■ EXERCISE ■
Across the entries below, the lines containing "iend" should be counted and only their number returned.
'''
#ifdef SWN_STAMP
    unsigned long long tw[9] = {0, 0, 0, 0, 0, 0, 0, 0, 0}, tv[6] = {0, 0, 0, 0, 0, 0}, tstep = 0, tlast = 0, tbeg = 0;
#define SWN_BAR(k) { tw[k] += __builtin_amdgcn_s_memtime() - tlast; lds_barrier(); tlast = __builtin_amdgcn_s_memtime(); }
#define SWN_WAIT_STAMP(k) { asm volatile("" :: "v"(wsl[0].x)); tv[k] += __builtin_amdgcn_s_memtime() - tlast; }
#define SWN_PRE(k) { tw[k] += __builtin_amdgcn_s_memtime() - tlast; asm volatile("s_waitcnt lgkmcnt(0)" ::: "memory"); }
#define SWN_BAR_KEEP(k, N) { lds_barrier_keep<N>(); tlast = __builtin_amdgcn_s_memtime(); }
#else
#define SWN_BAR(k) lds_barrier();
#define SWN_WAIT_STAMP(k)
#define SWN_PRE(k)
#define SWN_BAR_KEEP(k, N) lds_barrier_keep<N>();
#endif
#define SWN_PHASE(LAYER, GEN, X0)                                                                                     \
    if constexpr (grpA) layer_a<T, LAYER>(lds, wreg[LAYER], q, wj, pb, tg,                                             \
                                          LAYER == 0 ? (X0) : lds + T::o_ring + T::ring_off(LAYER) +                   \
                                                                  (q & (T::ring_len(LAYER) - 1)) * H);                 \
    else {                                                                                                             \
        if (GEN) {    \
                      \
                      \
            if (LAYER == 0) skip_issue_b<0>(wsk2, wsl, tg, step0);                                                     \
            else { SWN_WAIT_STAMP(LAYER > 0 ? LAYER - 1 : 0) skip_roll_b<T, (LAYER > 0 ? LAYER : 1)>(lds, wsk2, wsl, sacc, tg, step0); } \
            __builtin_amdgcn_sched_barrier(0);                                                                         \
        }                                                                                                              \
        if (!(GEN)) older_b<T, LAYER>(lds, wreg[LAYER < NWR ? LAYER : 0], q + 1, tg);                                  \
        else if (LAYER == 0) older_bn<T>(OlderMerged{}, lds, wreg, q + 1, tg);                                         \
        __builtin_amdgcn_sched_barrier(0);                                                                             \
    }                                                                                                                  \
    if (GEN) { SWN_BAR(LAYER) } else lds_barrier();

#pragma unroll 1
    for (int q = resume ? n_pro : 0; q < n_pro; ++q) {
        float wj; int pb;
        float4 wsl[8]; float sacc[2]; const unsigned step0 = 0;
        cond_taps(q, wj, pb);
        input_seed(q);
        lds_barrier();
        const float* x0 = lds + T::o_ring + (q & 1) * H;
        SWN_PHASE(0, false, x0) SWN_PHASE(1, false, x0) SWN_PHASE(2, false, x0) SWN_PHASE(3, false, x0)
        SWN_PHASE(4, false, x0) SWN_PHASE(5, false, x0)
        (void)wsl; (void)sacc; (void)step0;
    }

    input_gen(RF + s0);
#ifdef SWN_STAMP
    tlast = tbeg = __builtin_amdgcn_s_memtime();
#endif
    auto gen_step = [&](const int i) __attribute__((always_inline)) {
        const int q = RF + s0 + i;
        float wj; int pb;
        cond_taps(q, wj, pb);
        float4 wsl[8];
        float sacc[2] = {0.f, 0.f};
        if constexpr (!grpA) {
            const float bs0 = lds[T::o_bias + (tg >> 2)], bs1 = lds[T::o_bias + (tg >> 2) + 64];
            if ((tg & 3) == 0) { sacc[0] = bs0; sacc[1] = bs1; }
        }
        unsigned step0 = 0;
        asm volatile("" : "+s"(step0));
        const float* x0 = h0_row(q);
        SWN_PHASE(0, true, x0) SWN_PHASE(1, true, x0) SWN_PHASE(2, true, x0) SWN_PHASE(3, true, x0)
        SWN_PHASE(4, true, x0) SWN_PHASE(5, true, x0)
        constexpr bool ROLL1 = T::LPC == 0;
        float4 xo[3][4];
        float4 w1e[2][2];
        if constexpr (!grpA) {
            SWN_WAIT_STAMP(5) skip_last_b<T>(lds, wsl, sacc, tg);
            SWN_PRE(6)
            lds_fence_compiler();
            __builtin_amdgcn_sched_barrier(0);
            older_rows_n<T>(OlderOut1{}, lds, q + 1, tg, xo);
            __builtin_amdgcn_sched_barrier(0);
            SWN_BAR_KEEP(6, 12)
        } else {
            older_b<T, L - 1, 2>(lds, wreg[L - 1], q + 1, tg + (int)step0);
            if constexpr (ROLL1) {
                SWN_PRE(6)
                lds_fence_compiler();
                __builtin_amdgcn_sched_barrier(0);
#pragma unroll
                for (int mm = 0; mm < 2; ++mm)
#pragma unroll
                    for (int r = 0; r < 2; ++r)
                        w1e[mm][r] = *reinterpret_cast<const float4*>(lds + T::o_w1 + ((mm * O1 + (tg >> 2) + 64 * r) * 4 + (tg & 3)) * 4);
                __builtin_amdgcn_sched_barrier(0);
                SWN_BAR_KEEP(6, 4)
            } else {
                SWN_BAR(6)
            }
        }
        if constexpr (grpA) {
            const int hr = tg >> 2, hp = tg & 3;
            float a0 = 0.f, a1 = 0.f, b0 = 0.f, b1 = 0.f;
            auto X = [&](int mm) { return *reinterpret_cast<const float4*>(lds + T::o_skip + 16 * mm + 4 * hp); };
            auto W = [&](int mm, int r) { return *reinterpret_cast<const float4*>(lds + T::o_w1 + ((mm * O1 + hr + 64 * r) * 4 + hp) * 4); };
            auto fma8 = [&](int mm, const float4& x0, const float4& w0, const float4& w1) {
                float& acc = (mm & 1) ? a1 : a0;
                float& bcc = (mm & 1) ? b1 : b0;
                acc = fmaf(w0.x, x0.x, acc); acc = fmaf(w0.y, x0.y, acc); acc = fmaf(w0.z, x0.z, acc); acc = fmaf(w0.w, x0.w, acc);
                bcc = fmaf(w1.x, x0.x, bcc); bcc = fmaf(w1.y, x0.y, bcc); bcc = fmaf(w1.z, x0.z, bcc); bcc = fmaf(w1.w, x0.w, bcc);
            };
            if constexpr (ROLL1) {
                float4 xr[3] = {X(0), X(1), X(2)};
                __builtin_amdgcn_sched_barrier(0);
#pragma unroll
                for (int mm = 0; mm < 8; ++mm) {
                    fma8(mm, xr[mm % 3], w1e[mm % 2][0], w1e[mm % 2][1]);
                    __builtin_amdgcn_sched_barrier(0);
                    if (mm + 2 < 8) { w1e[mm % 2][0] = W(mm + 2, 0); w1e[mm % 2][1] = W(mm + 2, 1); }
                    if (mm + 3 < 8) xr[mm % 3] = X(mm + 3);
                    __builtin_amdgcn_sched_barrier(0);
                }
            } else {
#pragma unroll
                for (int mm = 0; mm < 8; ++mm) {
                    fma8(mm, X(mm), W(mm, 0), W(mm, 1));
                    if ((mm & 3) == 3) __builtin_amdgcn_sched_barrier(0);
                }
            }
            const float v = sum4(a0 + a1), u = sum4(b0 + b1);
            const float o1a = fmaxf(v + lds[T::o_bias + S + hr], 0.f), o1b = fmaxf(u + lds[T::o_bias + S + hr + 64], 0.f);
#pragma unroll
            for (int j = 0; j < (T::NO + 3) / 4; ++j) {
                const int k = hp + 4 * j, kc = k < T::NO ? k : T::NO - 1;
                const float* w2 = lds + T::o_w2 + kc * S;
                const float b2 = lds[T::o_w2 + T::NO * S + kc];
                const float pz = sum_quads(fmaf(w2[hr + 64], o1b, fmaf(w2[hr], o1a, tg < 4 ? b2 : 0.f)));
                if ((tg & 63) < 4 && k < T::NO) lds[T::o_p2 + 4 * k + wv] = pz;
            }
        } else {
            older_bn_x<T>(OlderOut1{}, lds, wreg, xo, q + 1, tg);
        }
        SWN_BAR(7)
        if constexpr (grpA) {
            const int ln = tg & 63;
            float tz = 0.f;
            if constexpr (!EXT) tz = lds[T::o_tnz + (i & (T::NZB * T::NZC - 1))];
            float fv = 0.f;
            if (a.forced) fv = reinterpret_cast<const float*>(a.forced)[(size_t)b * a.n_steps + i];
            const float4 pz = *reinterpret_cast<const float4*>(lds + T::o_p2 + 4 * (ln < T::NO ? ln : T::NO - 1));
            const float acc = (pz.x + pz.y) + (pz.z + pz.w);
            float o2[T::NO];
#pragma unroll
            for (int k = 0; k < T::NO; ++k) o2[k] = __builtin_bit_cast(float, __builtin_amdgcn_readlane(__builtin_bit_cast(int, acc), k));
            {
#pragma clang fp contract(off)
                float* outp = reinterpret_cast<float*>(a.out) + (size_t)b * a.n_steps + (size_t)i;
                const float mu = o2[0];
                const float bsc = sigm(o2[1]);
                float lpv = 0.f;
#pragma unroll
                for (int k = 0; k < T::LPC; ++k) lpv += o2[2 + T::LPC - 1 - k] * win[T::WN - T::LPC + k];
                const float t = bsc * (EXT ? lds[T::o_tnz + ((i >> 6) & (T::NZB - 1)) * T::NZC + (i & (T::NZC - 1))] : tz);
                float sv = (T::LPC > 0) ? (lpv + mu) - t : mu - t;
                sv = fminf(fmaxf(sv, -1.f), 1.f);
                float fd = a.forced ? fv : sv;
                asm volatile("" : "+v"(fd));
#pragma unroll
                for (int k = 0; k + 1 < T::WN; ++k) win[k] = win[k + 1];
                win[T::WN - 1] = fd;
                if (tid == 0) outp[0] = sv;
            }
            if (HEADS_ON && a.heads && wv == 0 && ln < T::NO) a.heads[((size_t)b * a.n_steps + i) * T::NO + ln] = acc;
        }
        if (i + 1 < a.n_steps) input_gen(q + 1);
#ifdef SWN_STAMP
        if constexpr (grpA) tw[8] += __builtin_amdgcn_s_memtime() - tlast;
#endif
    };
#pragma unroll 1
    for (int i0 = 0; i0 < a.n_steps; i0 += T::NZC) {
        noise_chunk((i0 >> 6) + 2);
        const int iend = i0 + T::NZC < a.n_steps ? i0 + T::NZC : a.n_steps;
#pragma unroll 1
        for (int i = i0; i < iend; ++i) gen_step(i);
    }
#ifdef SWN_STAMP
    { const unsigned long long tn = __builtin_amdgcn_s_memtime(); tw[0] += tn - tlast; tstep = tn - tbeg; }
#endif
    if constexpr (STREAM) {
        __syncthreads();
        float* so = a.sess + (size_t)b * T::sess_floats;
        tcp = tid;
        asm volatile("" : "+v"(tcp));
        for (int e = tcp; e < T::ring_off(L); e += NT) so[e] = lds[T::o_ring + e];
        for (int e = tcp; e < 2 * L * 2 * H; e += NT) so[T::sess_old + e] = lds[T::o_old + e];
        if (tid == 0) {
#pragma unroll
            for (int k = 0; k < T::WN; ++k) so[T::sess_win + k] = win[k];
        }
    }
#undef SWN_PHASE
#undef SWN_BAR
#undef SWN_WAIT_STAMP
#undef SWN_PRE
#undef SWN_BAR_KEEP
#ifdef SWN_STAMP
    if ((tid == 0 || tid == 64 || tid == NG) && b == 0 && a.heads) {
        float* h = a.heads + (tid == 0 ? 0 : tid == 64 ? 30 : 10);
        for (int k = 0; k < 9; ++k) h[k] = (float)((double)tw[k] / (double)a.n_steps);
        if (tid == 0) h[9] = (float)((double)tstep / (double)a.n_steps);
        else if (tid == NG) for (int k = 0; k < 6; ++k) h[10 + k] = (float)((double)tv[k] / (double)a.n_steps);
    }
#endif
}

template <class T, bool STREAM = false>
__global__ __launch_bounds__(NT) void decode_bl6w_kernel(const Bl6Args a) {
    extern __shared__ __attribute__((aligned(16))) float lds[];
    if (threadIdx.x < NG) decode_body<T, true, STREAM>(a, lds);
    else decode_body<T, false, STREAM>(a, lds);
}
'''
■ SOLUTION TO THE EXERCISE ■
2